### Exercise aim
Among the entries, how many lines hold the word "prev"? Respond with that number only.

### Records provided
· · ·

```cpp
int upload_packed(const char *fn, const void *host, size_t bytes, void *dev, void *stream) {
    hipError_t e = hipMemcpyAsync(dev, host, bytes, hipMemcpyHostToDevice, (hipStream_t)stream);
    if (e == hipSuccess) e = hipStreamSynchronize((hipStream_t)stream);
    if (e != hipSuccess) return fail("%s: %s", fn, hipGetErrorString(e));
    return 0;
}

}

extern "C" int rvc_abi_version(void) { return RVC_AMD_ABI_VERSION; }
extern "C" const char *rvc_last_error(void) { return rvc::g_err; }
```

### codename-rvc-fork-3_amd/csrc/resblock_bf.hip

```cpp
#include <stdlib.h>

#include <algorithm>
#include <atomic>
#include <mutex>
#include <type_traits>
#include <vector>

#include "conv.h"

namespace rvc {

constexpr int RBF_NTH = 512;

struct RbfParams {
    const float *x = nullptr;
    const void *u = nullptr;
    const float *b1 = nullptr, *b2 = nullptr;
    const float *accin = nullptr;
    float *y = nullptr;
    int64_t L = 0;
    int dil = 1;
    float slope = 1.f, out_scale = 1.f;
    int tiles_per_row = 0, n_tiles = 0, per_xcd = 0;
};

template <int KW, int C, int NTS = 3>
struct RbfGeom {
    static constexpr int KS = C / 16, RB = C / 32, CG = 4 / RB;
    static constexpr int N1 = CG * 64;
    static constexpr int H2 = (KW - 1) / 2;
    static constexpr int BN = (N1 - (KW - 1)) / 4 * 4;
    static constexpr int ROWB = 6 * C + 16;
    static constexpr int XROWS = N1 + (KW - 1) * 5;
    static constexpr int TROWS = N1 + (KW - 1);
    static constexpr int X_BYTES = (XROWS + 1) * ROWB, T_BYTES = TROWS * ROWB;
    static constexpr int RC32 = (XROWS + 31) / 32;
    static constexpr int NIT = (C / 8) * RC32 / 4;
    static constexpr int NG = KW * KS;
    static constexpr int GROUP_BYTES = NTS * 1024;
    static_assert(NTS == 1 || NTS == 3, "tap split: one term (bf16-valued taps) or three (fp32 taps)");
    static constexpr int CONV_BYTES = NG * RB * GROUP_BYTES;
    static constexpr int R_BYTES = C * N1 * 4 + 16;
    static constexpr int LDS_BYTES = X_BYTES + T_BYTES + R_BYTES;
    static_assert((C / 8) * RC32 % 4 == 0, "the items must divide over the four stager waves");
    static_assert(4 * NIT + 8 <= 56, "memory operations in flight per stager wave (kept below the 6-bit counter's range: see the stager's prologue)");
    static_assert(LDS_BYTES <= 163840, "LDS budget");
    static_assert((ROWB / 16) % 2 == 1, "row stride must be an odd multiple of 16 bytes");
};

template <int KW, int C, int DBG = 0, int NTS = 3>
__global__ void __launch_bounds__(RBF_NTH) __attribute__((amdgpu_waves_per_eu(2, 2)))
resblock_bf_kernel(const RbfParams p) {
    using GM = RbfGeom<KW, C, NTS>;
    constexpr int KS = GM::KS, RB = GM::RB, N1 = GM::N1, H2 = GM::H2, BN = GM::BN, ROWB = GM::ROWB, NIT = GM::NIT;
    constexpr int NG = GM::NG, PA = NTS == 1 ? 8 : 4;

    extern __shared__ __attribute__((aligned(16))) unsigned char rb_smem[];
    unsigned char *const xs = rb_smem;
    unsigned char *const ts = rb_smem + GM::X_BYTES;
    float *const io_lds = reinterpret_cast<float *>(rb_smem + GM::X_BYTES + GM::T_BYTES);

    const int tid = threadIdx.x, lane = tid & 63;
    const int wave = __builtin_amdgcn_readfirstlane(tid >> 6);
    const int half = lane >> 5, l31 = lane & 31;
    const int d = p.dil, h1 = H2 * d, XR = N1 + 2 * h1;
    const int64_t L = p.L;
    const unsigned L4 = (unsigned)(L * 4);
    const int num_bytes = (int)((int64_t)C * L * 4);

    const int xcd = blockIdx.x & 7, slot = blockIdx.x >> 3, nslot = gridDim.x >> 3;
    const int tile_end = (xcd + 1) * p.per_xcd < p.n_tiles ? (xcd + 1) * p.per_xcd : p.n_tiles;
    int tile = xcd * p.per_xcd + slot;
    if (tile >= tile_end) return;
    unsigned long long *const stamps = (DBG & 128) ? reinterpret_cast<unsigned long long *>(const_cast<float *>(p.accin)) + ((size_t)blockIdx.x * 2 + (wave >= 4 ? 1 : 0)) * 64 : nullptr;
    int n_stamp = 0;
    auto stamp = [&]() __attribute__((always_inline)) {
        if constexpr (DBG & 128) {
            if ((wave == 0 || wave == 4) && lane == 0 && n_stamp < 64) stamps[n_stamp] = __builtin_readcyclecounter();
            ++n_stamp;
        }
    };

    if (wave >= 4) {
        __builtin_amdgcn_s_setprio(1);
        const int ht = tid - 256, sw = wave - 4;
        constexpr int NSET = C == 32 ? 2 : 1;
        float xr[NSET][NIT][4];
        constexpr int RC = GM::RC32;
        const int lq = lane >> 5;
        auto x_issue = [&](auto SET, int tl) __attribute__((always_inline)) {
            constexpr int st = decltype(SET)::value;
            const int bb = tl / p.tiles_per_row;
            const int xt0 = (tl - bb * p.tiles_per_row) * BN - H2 - h1;
            const __amdgpu_buffer_rsrc_t rs = __builtin_amdgcn_make_buffer_rsrc((void *)(p.x + (int64_t)bb * C * L), 0, num_bytes, RSRC_RAW32);
            const unsigned Lu = (unsigned)L;
            int sw_o = sw;
            asm volatile("" : "+s"(sw_o));
#pragma unroll
            for (int i = 0; i < NIT; ++i) {
                const int wi = sw_o * NIT + i, qp = wi / RC, rc = wi - qp * RC;
                const int q = 2 * qp + lq, r = rc * 32 + l31;
// ... 78 lines not shown
                        re[e] = mul_np(re[e], out_scale);
                    }
                    if (l4) {
                        __builtin_amdgcn_raw_buffer_store_b128(__builtin_bit_cast(u32x4, f32x4{re[0], re[1], re[2], re[3]}), yrs, (int)o, 0, 0);
                    } else {
#pragma unroll
                        for (int e = 0; e < 4; ++e) {
                            const unsigned oe = (ok && t0 + 4 * chunk + e < L) ? o + 4u * (unsigned)e : BUF_OOB;
                            __builtin_amdgcn_raw_buffer_store_b32(__builtin_bit_cast(unsigned, re[e]), yrs, (int)oe, 0, 0);
                        }
                    }
                }
            }
        };
        const bool has_acc = p.accin != nullptr && !(DBG & 128);
        for (int o = ht * 16; o < (KW - 1) * ROWB; o += 256 * 16) *reinterpret_cast<u32x4 *>(ts + N1 * ROWB + o) = u32x4{0u, 0u, 0u, 0u};
        constexpr std::integral_constant<int, 0> S0{};
        constexpr std::integral_constant<int, NSET - 1> SL{};
        x_issue(S0, tile);
        x_write(S0);
        if (NSET == 2 && tile + nslot < tile_end) x_issue(SL, tile + nslot);
        int prev = -1;
        auto phase = [&](int tl, auto SET_CUR, auto SET_NEXT) __attribute__((always_inline)) {
            stamp();
            lds_barrier();
            stamp();
            lds_barrier();
            if (prev >= 0) out_store(prev, has_acc);
            asm volatile("s_waitcnt vmcnt(8)" ::: "memory");
            if (tl + NSET * nslot < tile_end) x_issue(SET_CUR, tl + NSET * nslot);
            stamp();
            lds_barrier();
            stamp();
            if constexpr (DBG & 128) asm volatile("s_waitcnt vmcnt(0)" ::: "memory");
            stamp();
            if (tl + nslot < tile_end) x_write(SET_NEXT);
            stamp();
            n_stamp += 2;
            prev = tl;
        };
        for (; tile < tile_end; tile += 2 * nslot) {
            phase(tile, S0, SL);
            if (tile + nslot < tile_end) phase(tile + nslot, SL, S0);
        }
        lds_barrier();
        asm volatile("s_waitcnt vmcnt(0)" ::: "memory");
        lds_barrier();
        out_store(prev, has_acc);
        return;
    }

    const int rb = wave % RB, cg = wave / RB;
    const int col0 = cg * 64;
    float bias1[16], bias2[16];
#pragma unroll
    for (int r = 0; r < 16; ++r) {
        const int ch = 32 * rb + (r & 3) + 8 * (r >> 2) + 4 * half;
        bias1[r] = p.b1 ? p.b1[ch] : 0.f;
        bias2[r] = p.b2 ? p.b2[ch] : 0.f;
    }
    const __amdgpu_buffer_rsrc_t urs = __builtin_amdgcn_make_buffer_rsrc((void *)p.u, 0, 2 * GM::CONV_BYTES, RSRC_RAW32);
    const float slope = p.slope;

// ... 58 lines not shown
#pragma unroll
        for (int cb = 0; cb < 2; ++cb)
#pragma unroll
            for (int r = 0; r < 16; ++r) rsd[cb][r] = io_mine[((r & 3) + 8 * (r >> 2)) * N1 + cb * 32];
#pragma unroll
        for (int cb = 0; cb < 2; ++cb)
#pragma unroll
            for (int r = 0; r < 16; ++r) io_mine[((r & 3) + 8 * (r >> 2)) * N1 + cb * 32] = io[cb][r];
#pragma unroll
        for (int cb = 0; cb < 2; ++cb)
#pragma unroll
            for (int r = 0; r < 16; ++r) io[cb][r] = rsd[cb][r];
    };

    a_prologue(0);
    for (; tile < tile_end; tile += nslot) {
        const int bb = tile / p.tiles_per_row;
        const int64_t t0 = (int64_t)(tile - bb * p.tiles_per_row) * BN;
        stamp();
        lds_barrier();
        stamp();
        swap_io();
        stamp();
        lds_barrier();
        stamp();
        conv_loop(0, xsrc, xstep);
        stamp();
        a_prologue(1);
#pragma unroll
        for (int cb = 0; cb < 2; ++cb) {
            const int j = col0 + cb * 32 + l31;
// ... 75 lines not shown
                            const size_t group = (((size_t)cv * k + tap) * KS + ks) * RB + rb;
                            uint16_t h[3];
                            bf16_split_host(w[((size_t)co * c + ci) * k + tap], tap_splits, h);
                            for (int s = 0; s < tap_splits; ++s) (*out)[(group * tap_splits + s) * 512 + lane * 8 + e] = h[s];
                        }
    }
}

template <int KW, int C, int DBG = 0, int NTS = 3>
static int rbf_launch(RbfParams p, int batch, hipStream_t stream) {
    using GM = RbfGeom<KW, C, NTS>;
    if (reserve_whole_cu((const void *)resblock_bf_kernel<KW, C, DBG, NTS>, "resblock_bf")) return 1;
    p.tiles_per_row = (int)ceil_div(p.L, GM::BN);
    p.n_tiles = p.tiles_per_row * batch;
    const PersistentGrid g = persistent_grid(p.n_tiles);
    p.per_xcd = g.per_xcd;
    hipLaunchKernelGGL((resblock_bf_kernel<KW, C, DBG, NTS>), dim3(g.blocks), dim3(RBF_NTH), LDS_WHOLE_CU, stream, p);
    RVC_LAUNCH_CHECK();
    return 0;
}

int launch_resblock_bf(const float *x, const void *u, const float *b1, const float *b2, const float *accin, float *y, int batch, int c,
                       int64_t L, int k, int dil, float slope, float out_scale, hipStream_t stream, int tap_splits) {
    if (!resblock_bf_supported(c, k, dil)) return fail("resblock_bf: unsupported shape (%d channels, %d taps, dilation %d)", c, k, dil);
    if (tap_splits != 1 && tap_splits != 3) return fail("resblock_bf: tap split of %d terms (1 or 3)", tap_splits);
    if (x == y) return fail("resblock_bf: in-place operation is not supported");
    if (!(slope >= 0.f && slope <= 1.f)) return fail("resblock_bf: leaky slope %g outside [0, 1]", (double)slope);
    if (!resblock_bf_fits(c, L)) return fail("resblock_bf: a %d x %lld slab exceeds the 2 GiB buffer addressing", c, (long long)L);
    if (L <= 0 || batch <= 0) return 0;
    if ((int64_t)ceil_div(L, 64) * batch >= ((int64_t)1 << 30)) return fail("resblock_bf: too many tiles");
    RbfParams p;
// ... 71 lines not shown
```

### codename-rvc-fork-3_amd/csrc/upsbf.hip

```cpp
#include <stdlib.h>

#include <algorithm>
#include <mutex>
#include <type_traits>
#include <vector>

#include "conv.h"

namespace rvc {

constexpr int UB_NTH = 512;
constexpr int UB_CK = 64;

struct UbParams {
    const float *x = nullptr;
    const float *har = nullptr;
    const void *u = nullptr;
    const float *bias = nullptr;
    float *y = nullptr;
    int64_t L_in = 0, L_out = 0, Lh = 0;
    int c_in = 0, c_out = 0;
    int n_xchunks = 0;
    int vk = 0;
    int S = 0, P = 0;
    int pad = 0;
    float slope = 0.1f;
    int n_mblk = 0, col_tiles = 0, n_tiles = 0, per_xcd = 0;
};
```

· · ·

### Expected output
4